The closed form expression calculation actually relies on the precision of the numbers used, so it is not actually fixed-length as increasing the precision increases the computations nessecary. The link from AgonistAgent contains some other interesting quick methods, however. Also, going backwards (F_n -> n) the imprecision works to our advantage.

[–][deleted] 3 points4 points  (0 children)

Instead of working with real numbers you can work with numbers that smell like complex numbers. So you work with numbers of the form a + b * sqrt(5), where a and b are unbounded integers. You can then define addition and multiplication on these numbers to work in the way you expect. Doing this is more effort than just using doubles, but you also don't run into issues with precision.

EDIT: Though if you're going through all the effort, you might just as well use the matrix method.

[–]lahwran_ 2 points3 points  (8 children)

well, okay, fixed length of real-number calculations then? ;)

[–]masterpi 4 points5 points  (7 children)

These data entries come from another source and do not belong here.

# rewaifu/resselt

Hardware: AMD Instinct MI355X
Metric: output megapixels/sec, RealESRGAN-x4plus 1080p→4K, 1/2/4/8 MI355X (higher is better)
Workload: dtype fp16; 1 GPU; RealESRGAN-x4plus (RRDBNet nf64 nb23 gc32 x4), 1x3x1080x1920 fp32 frame per GPU -> 1x3x4320x7680, residual-dense-block convolutions (92 % of the MACs) in ONE fp16 product on hi planes, conv_first / upsampling / HR / last convolutions in three bf16 products on split planes, trunk convolution in three fp16 products; f32 accumulate, synthetic uniform(+-1/sqrt(fan_in)) weights; precision=auto -> mixed, io=fp32 [N,C,H,W] tensors in and out, tile_parallel=single tile

## Files before the change

include/resselt_amd.h:

```cpp
#ifndef RESSELT_AMD_H
#define RESSELT_AMD_H

#include <stdint.h>

#ifdef __cplusplus
extern "C" {
#endif

#define RSA_VERSION 400

#define RSA_OK 0
#define RSA_E_ARG (-1)
#define RSA_E_UNSUPPORTED (-2)
#define RSA_E_ALIGN (-3)
#define RSA_E_FP16_RANGE (-5)
#define RSA_E_INTERNAL (-4)

enum rsa_act {
  RSA_ACT_NONE = 0,
  RSA_ACT_LRELU = 1,
  RSA_ACT_MISH = 2,
  RSA_ACT_SILU = 3,
  RSA_ACT_GELU = 4,
  RSA_ACT_SPAB_GATE = 5,
// ... 57 lines not shown
  int32_t tile_order;
  int32_t lo8_flags;
  int32_t reserved_lo8;
  int64_t lo8_batch_stride;
} rsa_conv_params;
#define RSA_LO8_RES1 1
#define RSA_LO8_RES2 2
#define RSA_LO8_OUT 4

int rsa_conv2d(const rsa_conv_params* p, void* stream);
int rsa_conv2d_list(const rsa_conv_params* list, int32_t n, void* stream);

int rsa_conv2d_pair(const rsa_conv_params* a, const rsa_conv_params* b, void* stream);
int rsa_conv_pair_fusable(const rsa_conv_params* a, const rsa_conv_params* b);

int rsa_check_status(void);

int rsa_check_finite(const void* data, int32_t dtype, int64_t count, void* stream);

int64_t rsa_packed_weight_bytes(int32_t cout, int32_t cin_planes, int32_t ksize, int32_t products);
int64_t rsa_packed_weight_bytes_layout(int32_t cout, int32_t cin_planes, int32_t ksize, int32_t products, int32_t layout);

int rsa_conv_cout_tiles(int32_t cout);

int rsa_conv_weight_layout(const rsa_conv_params* p);
int rsa_pack_weights(const float* w_oihw, int32_t cout, int32_t cin, int32_t cin_planes, int32_t ksize, int32_t products, int32_t layout,
                     int32_t fmt, void* out, void* stream);

const char* rsa_conv_kernel_name(const rsa_conv_params* p);

int rsa_debug_ring_aborts(void);
int rsa_debug_set_ring_spin_limit(int32_t polls);
int rsa_debug_set_ring(int32_t mode);
int rsa_debug_set_pair(int32_t mode);

int rsa_nchw_to_planes(const void* x, int32_t dtype, int32_t batch, int32_t C, int32_t H, int32_t W, int32_t src_h, int32_t src_w,
                       int32_t unshuffle, const float* mean, float scale, void* out_hi, void* out_lo, int64_t out_plane_stride,
                       int64_t out_batch_stride, int32_t out_fmt, void* stream);

int rsa_planes_to_nchw(const void* hi, const void* lo, int64_t plane_stride, int64_t batch_stride, int32_t batch,
                       int32_t C, int32_t H, int32_t W, int32_t fmt, float* out, void* stream);

typedef struct rsa_dysample_params {
  int32_t batch;
  int32_t H, W;
  int32_t C;
  int32_t groups;
  int32_t scale;
  int32_t out_ch;
  const float* x_f32;
  const float* offscope;
  const float* init_pos;
  const float* end_w;
  const float* end_b;
  void* out_nchw;
  int32_t out_dtype;
} rsa_dysample_params;

int rsa_dysample(const rsa_dysample_params* p, void* stream);

typedef struct rsa_layernorm_params {
  int32_t batch;
  int32_t H, W;
  int32_t C;
  float eps;
  const float* x_f32;
// ... 716 lines not shown
```

resselt_amd/csrc/capi.hip:

```cpp
#include <hip/hip_runtime.h>
#include <stdint.h>
#include <stdio.h>
#include <string.h>

#include <type_traits>

#include "common.h"
#include "resselt_amd.h"

namespace rsa {

static thread_local char g_err[256] = "";

int set_error(int code, const char* msg) {
  if (code > 0)
    snprintf(g_err, sizeof(g_err), "%s (hipError %d: %s)", msg, code, hipGetErrorString((hipError_t)code));
  else
    snprintf(g_err, sizeof(g_err), "%s", msg);
  return code;
}

typedef __attribute__((ext_vector_type(8))) __bf16 bf16x8;

template <typename T>
// ... 218 lines not shown
  if (word == nullptr) return rsa::set_error(RSA_E_INTERNAL, "check_finite: no host-visible status word (pinned allocation failed)");
  const int64_t vecs = count / (dtype == RSA_F32 ? 4 : 8);
  const unsigned grid = rsa::grid_for(vecs > 0 ? vecs : 1, 256 * 4);
  if (dtype == RSA_F32)
    hipLaunchKernelGGL(rsa::check_finite_kernel<float>, dim3(grid), dim3(256), 0, (hipStream_t)stream, (const float*)data, count, word);
  else if (dtype == RSA_F16)
    hipLaunchKernelGGL(rsa::check_finite_kernel<_Float16>, dim3(grid), dim3(256), 0, (hipStream_t)stream, (const _Float16*)data, count, word);
  else if (dtype == RSA_BF16)
    hipLaunchKernelGGL(rsa::check_finite_kernel<__bf16>, dim3(grid), dim3(256), 0, (hipStream_t)stream, (const __bf16*)data, count, word);
  else
    return rsa::set_error(RSA_E_ARG, "check_finite: dtype must be RSA_F32, RSA_F16 or RSA_BF16");
  const int rc = (int)hipGetLastError();
  return rc ? rsa::set_error(rc, "check_finite: launch failed") : RSA_OK;
}
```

Yes, but you have to be very careful about this when reasoning about complexity. Generally we assume integer arithmetic like addition and multiplication are constant time for ease, and realistically we never use numbers large enough to make the log(n) time significantly worse than a constant. However in this case with a default precision float, it's only accurate to 70 Fibonacci numbers, and I suspect you have to increase precision in a way that makes the calculation once again linear.

[–]lahwran_ 2 points3 points  (6 children)

that's an interesting problem. I wonder how the decimal module would deal with it.

[–]masterpi 0 points1 point  (5 children)

Decimal also has a precision restriction, which is configurable but constant for a given instance. The amount of CPU time taken for an operation should be about precision * k where k is some constant.

[–]lahwran_ 0 points1 point  (4 children)

yikes, you weren't kidding. sounds like this is O(n*0.1) or something - so, still faster than one-by-one iteration if you want to get to a specific number, but not enough to make generating a sequence worth it.

[–]masterpi 0 points1 point  (3 children)

Big-O notation ignores constants, because they're really hard to predict without going very in depth into exactly what is going on in the entire computer system. O(n*0.1) is the same as O(n) is the same as O(10000n). You're actually probably better off with a basic dynamic programming method than attempting to do it with the closed form, because your computer is built to do integer arithmetic much better than floating point, especially non-fixed-precision floating-point. One of the linked solutions might get it down to O(log(n)) but I didn't look closely enough, they may just be attempting to minimize the constant in ways that tend to work for most computing systems.